# STORED DATA

@@ -161,7 +165,7 @@
     if (!p.ln_stats || !p.ln_u || flags != (WD_SPLIT_A | WD_SPLIT_C) || !plain || special || p.res || p.c2 || force_splits > 1 ||
         !wd_aligned16(p.ln_u) || (reinterpret_cast<uintptr_t>(p.ln_stats) & 7u))
       return WD_ERR_BAD_ARG;
-    if (cfg == 70 || cfg == 73 || cfg == 74 || (cfg >= 75 && cfg <= 79) || (cfg >= 700 && cfg < 716)) return WD_ERR_UNSUPPORTED;
+    if (cfg == 70 || cfg == 73 || cfg == 74 || (cfg >= 75 && cfg <= 80) || (cfg >= 700 && cfg < 716)) return WD_ERR_UNSUPPORTED;
   }
   if (flags & WD_SPLIT_A) {
     const bool covered = plain && !special && !p.c2 && !((flags & WD_SPLIT_C) && p.res);
@@ -171,6 +175,11 @@
       if (wd_conv3_ok(p, flags) && wd_conv_pp_ok(p, flags))
         return wd_launch_conv3(p, w_split, w_unscale, flags, st, cfg == 76 ? 2 : cfg == 77 ? 7 : cfg == 78 ? 8 : cfg == 79 ? 9 : 0, force_splits > 1 ? force_splits : 1, ws, ws ? ws_bytes / 4 : 0);
       if (cfg >= 75 && cfg <= 79) return WD_ERR_UNSUPPORTED;
+    }
+    if (cfg == 80 || (production && force_splits <= 1 && !(force_splits == 0 && ws != nullptr) && wd_conv3s2_default())) {
+      if (wd_conv3s2_ok(p, flags) && wd_conv_pp_ok(p, flags) && (cfg == 80 ? force_splits <= 1 : true))
+        return wd_launch_conv3s2(p, w_split, w_unscale, flags, st);
+      if (cfg == 80) return WD_ERR_UNSUPPORTED;
     }
     if (forced || (production && !covered)) {
       if (!wd_conv_pp_ok(p, flags)) return forced || !covered ? WD_ERR_UNSUPPORTED : WD_ERR_BAD_ARG;
diff --git a/wedetect_amd/csrc/split_gemm_conv3.hip b/wedetect_amd/csrc/split_gemm_conv3.hip
--- a/wedetect_amd/csrc/split_gemm_conv3.hip
+++ b/wedetect_amd/csrc/split_gemm_conv3.hip
@@ -22,6 +22,21 @@
   static constexpr int LDS = NBUF * STAGE;
   static_assert(LDS <= 160 * 1024, "LDS");
   static_assert(NJ == 6 || NJ == 4, "the counted waits of the K loop");
+  static_assert(LDS >= 8 * 32 * EPI_LDT * 4, "operand LDS must hold one epilogue patch per wave");
+};
+
+template <int TN>
+struct C3S2 {
+  static constexpr int WROWS = 64 * TN;
+  static constexpr int WG = WROWS / 16;
+  static constexpr int SG = 16 + WG;
+  static constexpr int A_BYTES = 16 * 1024;
+  static constexpr int SUB = SG * 1024;
+  static constexpr int NG = 2 * SG;
+  static constexpr int STAGE = NG * 1024;
+  static constexpr int LDS = 3 * STAGE;
+  static_assert(SG % 4 == 0, "slot j and slot j + NJP / 2 of a producer cover the same rows of the stage's two steps");
+  static_assert(LDS <= 160 * 1024, "LDS");
   static_assert(LDS >= 8 * 32 * EPI_LDT * 4, "operand LDS must hold one epilogue patch per wave");
 };
 
@@ -317,15 +332,17 @@
 #endif
 }
 
-template <int TN, bool CSPLIT>
+template <int TN, bool CSPLIT, int STRIDE = 1>
 __global__ void __launch_bounds__(768, 1)
 split_conv3w_kernel(const WdConvGemm p, const unsigned char* __restrict__ wsp, const float* __restrict__ zero, int k16,
                     float unscale, int nbn, int ksplits, float* __restrict__ ws) {
-  using T = C3<TN, 3>;
+  static_assert(STRIDE == 1 || STRIDE == 2, "stride");
+  constexpr bool S2 = STRIDE == 2;
+  using T = std::conditional_t<S2, C3S2<TN>, C3<TN, 3>>;
   constexpr int TM = 2, BM = C3_BM, BN = 64 * TN, ROWB = C3_ROWB;
   constexpr int NJP = (T::NG + 3) / 4;
   static_assert(4 * NJP * 1024 <= T::STAGE + 3 * 1024, "spare slots");
-  static_assert(NJP == 11 || NJP == 8, "the counted waits of the producer loop");
+  static_assert(S2 ? (NJP == 12 || NJP == 10) : (NJP == 11 || NJP == 8), "the counted waits of the producer loop");
   extern __shared__ __attribute__((aligned(16))) unsigned char smem_raw[];
   const int t = threadIdx.x, lane = t & 63;
   const int wave = __builtin_amdgcn_readfirstlane(t >> 6);
@@ -340,7 +357,8 @@
   tile -= ks * ntiles;
   const int bn = tile % nbn, bm = tile / nbn;
   const int m0 = bm * BM, n0 = bn * BN;
-  const int nci = p.cin >> 4, nk_all = 3 * nci;
+  const int nci = p.cin >> 4;
+  const int nk_all = S2 ? ((p.k >> 4) + 1) >> 1 : 3 * nci;
   const int per_split = (nk_all + ksplits - 1) / ksplits;
   const int s_begin = ks * per_split;
   const int nk = (s_begin + per_split < nk_all ? s_begin + per_split : nk_all) - s_begin;
@@ -354,6 +372,81 @@
   if (wave >= 8) {
     const int pw = wave - 8;
     const unsigned char* zp = reinterpret_cast<const unsigned char*>(zero);
+    if constexpr (S2) {
+      constexpr int NH = NJP / 2;
+      const unsigned char* base[NH];
+      unsigned vmask[NH];
+#pragma unroll
+      for (int j = 0; j < NH; ++j) {
+        const int g = pw + 4 * j;
+        const int row = (g < 16 ? g : g - 16) * 16 + (lane >> 2);
+        const int logical = (lane & 3) ^ ((row >> 2) & 3);
+        const int memchunk = ((logical & 1) << 1) | ((logical >> 1) & 1);
+        if (g < 16) {
+          const int m = m0 + row;
+          const bool ok = m < p.m;
+          const int mm = ok ? m : 0;
+          const int wo = mm % p.wout, q = mm / p.wout;
+          const int ho = q % p.hout, b = q / p.hout;
+          const int hi0 = ho * 2 - 1, wi0 = wo * 2 - 1;
+          const long long pix = ((long long)b * p.hin + hi0) * p.win + wi0;
+          base[j] = reinterpret_cast<const unsigned char*>(p.a) + pix * p.lda * 4 + memchunk * 16;
+          unsigned mk = 0, bit = 1u;
+#pragma unroll
+          for (int kh = 0; kh < 3; ++kh) {
+            const bool hok = (unsigned)(hi0 + kh) < (unsigned)p.hin;
+#pragma unroll
+            for (int kw = 0; kw < 3; ++kw, bit <<= 1) mk |= (hok && (unsigned)(wi0 + kw) < (unsigned)p.win) ? bit : 0u;
+          }
+          vmask[j] = ok ? mk : 0u;
+        } else {
+          const int n = n0 + row;
+          const bool ok = n < p.n;
+          base[j] = wsp + (size_t)(ok ? n : 0) * k16 * 4 + memchunk * 16;
+          vmask[j] = ok ? 0x1FFu : 0u;
+        }
+      }
+      const int nsteps = p.k >> 4;
+      int i_step = 0, i_tap = 0, i_kh = 0, i_kw = 0, i_ci = 0;
+      auto issue = [&](int buf) {
+        const unsigned lbase = lds0 + buf * T::STAGE;
+#pragma unroll
+        for (int u = 0; u < 2; ++u) {
+          const bool live = i_step < nsteps;
+          const int a_off = ((i_kh * p.win + i_kw) * p.lda + i_ci) * 4;
+          const int w_off = i_step * ROWB;
+#pragma unroll
+          for (int j = 0; j < NH; ++j) {
+            const int g = pw + 4 * j;
+            const bool is_a = g < 16;
+            const unsigned bit = live ? (is_a ? (vmask[j] >> i_tap) & 1u : vmask[j] & 1u) : 0u;
+            c3_dma16(__builtin_amdgcn_readfirstlane(lbase + (unsigned)(u * T::SUB + g * 1024)), bit ? base[j] + (is_a ? a_off : w_off) : zp);
+          }
+          ++i_step;
+          i_ci += 16;
+          if (i_ci == p.cin) {
+            i_ci = 0; ++i_tap;
+            if (++i_kw == 3) { i_kw = 0; ++i_kh; }
+          }
+        }
+      };
+      if (0 < nk) issue(0);
+      if (1 < nk) issue(1);
+      int bfill = 2;
+      for (int k = 0; k < nk; ++k) {
+        if (k + 1 < nk) {
+          if constexpr (NJP == 12) asm volatile("s_waitcnt vmcnt(12)" ::: "memory");
+          else asm volatile("s_waitcnt vmcnt(10)" ::: "memory");
+        } else {
+          asm volatile("s_waitcnt vmcnt(0)" ::: "memory");
+        }
+        C3_SBARRIER();
+        if (k + 2 < nk) issue(bfill);
+        bfill = bfill == 2 ? 0 : bfill + 1;
+      }
+      C3_SBARRIER();
+      return;
+    } else {
     const unsigned char* base[NJP];
     unsigned vmask[NJP];
 #pragma unroll
@@ -420,6 +513,7 @@
     }
     C3_SBARRIER();
     return;
+    }
   }
 
   const int group = wave >> 2, wm = (wave >> 1) & 1, wn = wave & 1;
@@ -430,6 +524,7 @@
     for (int j = 0; j < TN; ++j)
 #pragma unroll
       for (int r = 0; r < 16; ++r) acc[i][j][r] = 0.0f;
+  constexpr unsigned WSTEP = S2 ? (unsigned)T::NG / 2 * 1024u : (unsigned)(T::WROWS * ROWB);
   unsigned aoff_h[3][TM], aoff_l[3][TM], boff_h[TN], boff_l[TN];
   const int hsel = lane >> 5;
 #pragma unroll
@@ -437,14 +532,17 @@
     const int q = group * 128 + wm * 64 + i * 32 + (lane & 31);
 #pragma unroll
     for (int kw = 0; kw < 3; ++kw) {
-      const int row = q + kw, f = (row >> 2) & 3;
-      aoff_h[kw][i] = lds0 + row * ROWB + ((hsel ^ f) << 4);
-      aoff_l[kw][i] = lds0 + row * ROWB + (((2 + hsel) ^ f) << 4);
-    }
-    const unsigned wo = (unsigned)(m0 + q) % (unsigned)p.wout;
-    constexpr unsigned ZROW = (C3_BM + 8) * ROWB;
-    if (wo == 0u) { aoff_h[0][i] = lds0 + ZROW; aoff_l[0][i] = lds0 + ZROW + 32; }
-    if (wo == (unsigned)p.wout - 1u) { aoff_h[2][i] = lds0 + ZROW; aoff_l[2][i] = lds0 + ZROW + 32; }
+      const int row = S2 ? q : q + kw, f = (row >> 2) & 3;
+      const unsigned so = S2 ? (kw & 1) * WSTEP : 0u;
+      aoff_h[kw][i] = lds0 + so + row * ROWB + ((hsel ^ f) << 4);
+      aoff_l[kw][i] = lds0 + so + row * ROWB + (((2 + hsel) ^ f) << 4);
+    }
+    if constexpr (!S2) {
+      const unsigned wo = (unsigned)(m0 + q) % (unsigned)p.wout;
+      constexpr unsigned ZROW = (C3_BM + 8) * ROWB;
+      if (wo == 0u) { aoff_h[0][i] = lds0 + ZROW; aoff_l[0][i] = lds0 + ZROW + 32; }
+      if (wo == (unsigned)p.wout - 1u) { aoff_h[2][i] = lds0 + ZROW; aoff_l[2][i] = lds0 + ZROW + 32; }
+    }
   }
 #pragma unroll
   for (int j = 0; j < TN; ++j) {
@@ -464,8 +562,8 @@
     for (int i = 0; i < TM; ++i) { ra[2 * i] = nb + aoff_h[KWN][i]; ra[2 * i + 1] = nb + aoff_l[KWN][i]; }
 #pragma unroll
     for (int jj = 0; jj < TN; ++jj) {
-      ra[2 * TM + 2 * jj] = nb + KWN * (T::WROWS * ROWB) + boff_h[jj];
-      ra[2 * TM + 2 * jj + 1] = nb + KWN * (T::WROWS * ROWB) + boff_l[jj];
+      ra[2 * TM + 2 * jj] = nb + KWN * WSTEP + boff_h[jj];
+      ra[2 * TM + 2 * jj + 1] = nb + KWN * WSTEP + boff_l[jj];
     }
     asm volatile("s_waitcnt lgkmcnt(0)" ::: "memory");
     __builtin_amdgcn_s_setprio(1);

# ASSIGNED TASK
Where a line above holds the string "ksplits", copy that line.

# RESULT BELOW
                     float unscale, int nbn, int ksplits, float* __restrict__ ws) {
   const int per_split = (nk_all + ksplits - 1) / ksplits;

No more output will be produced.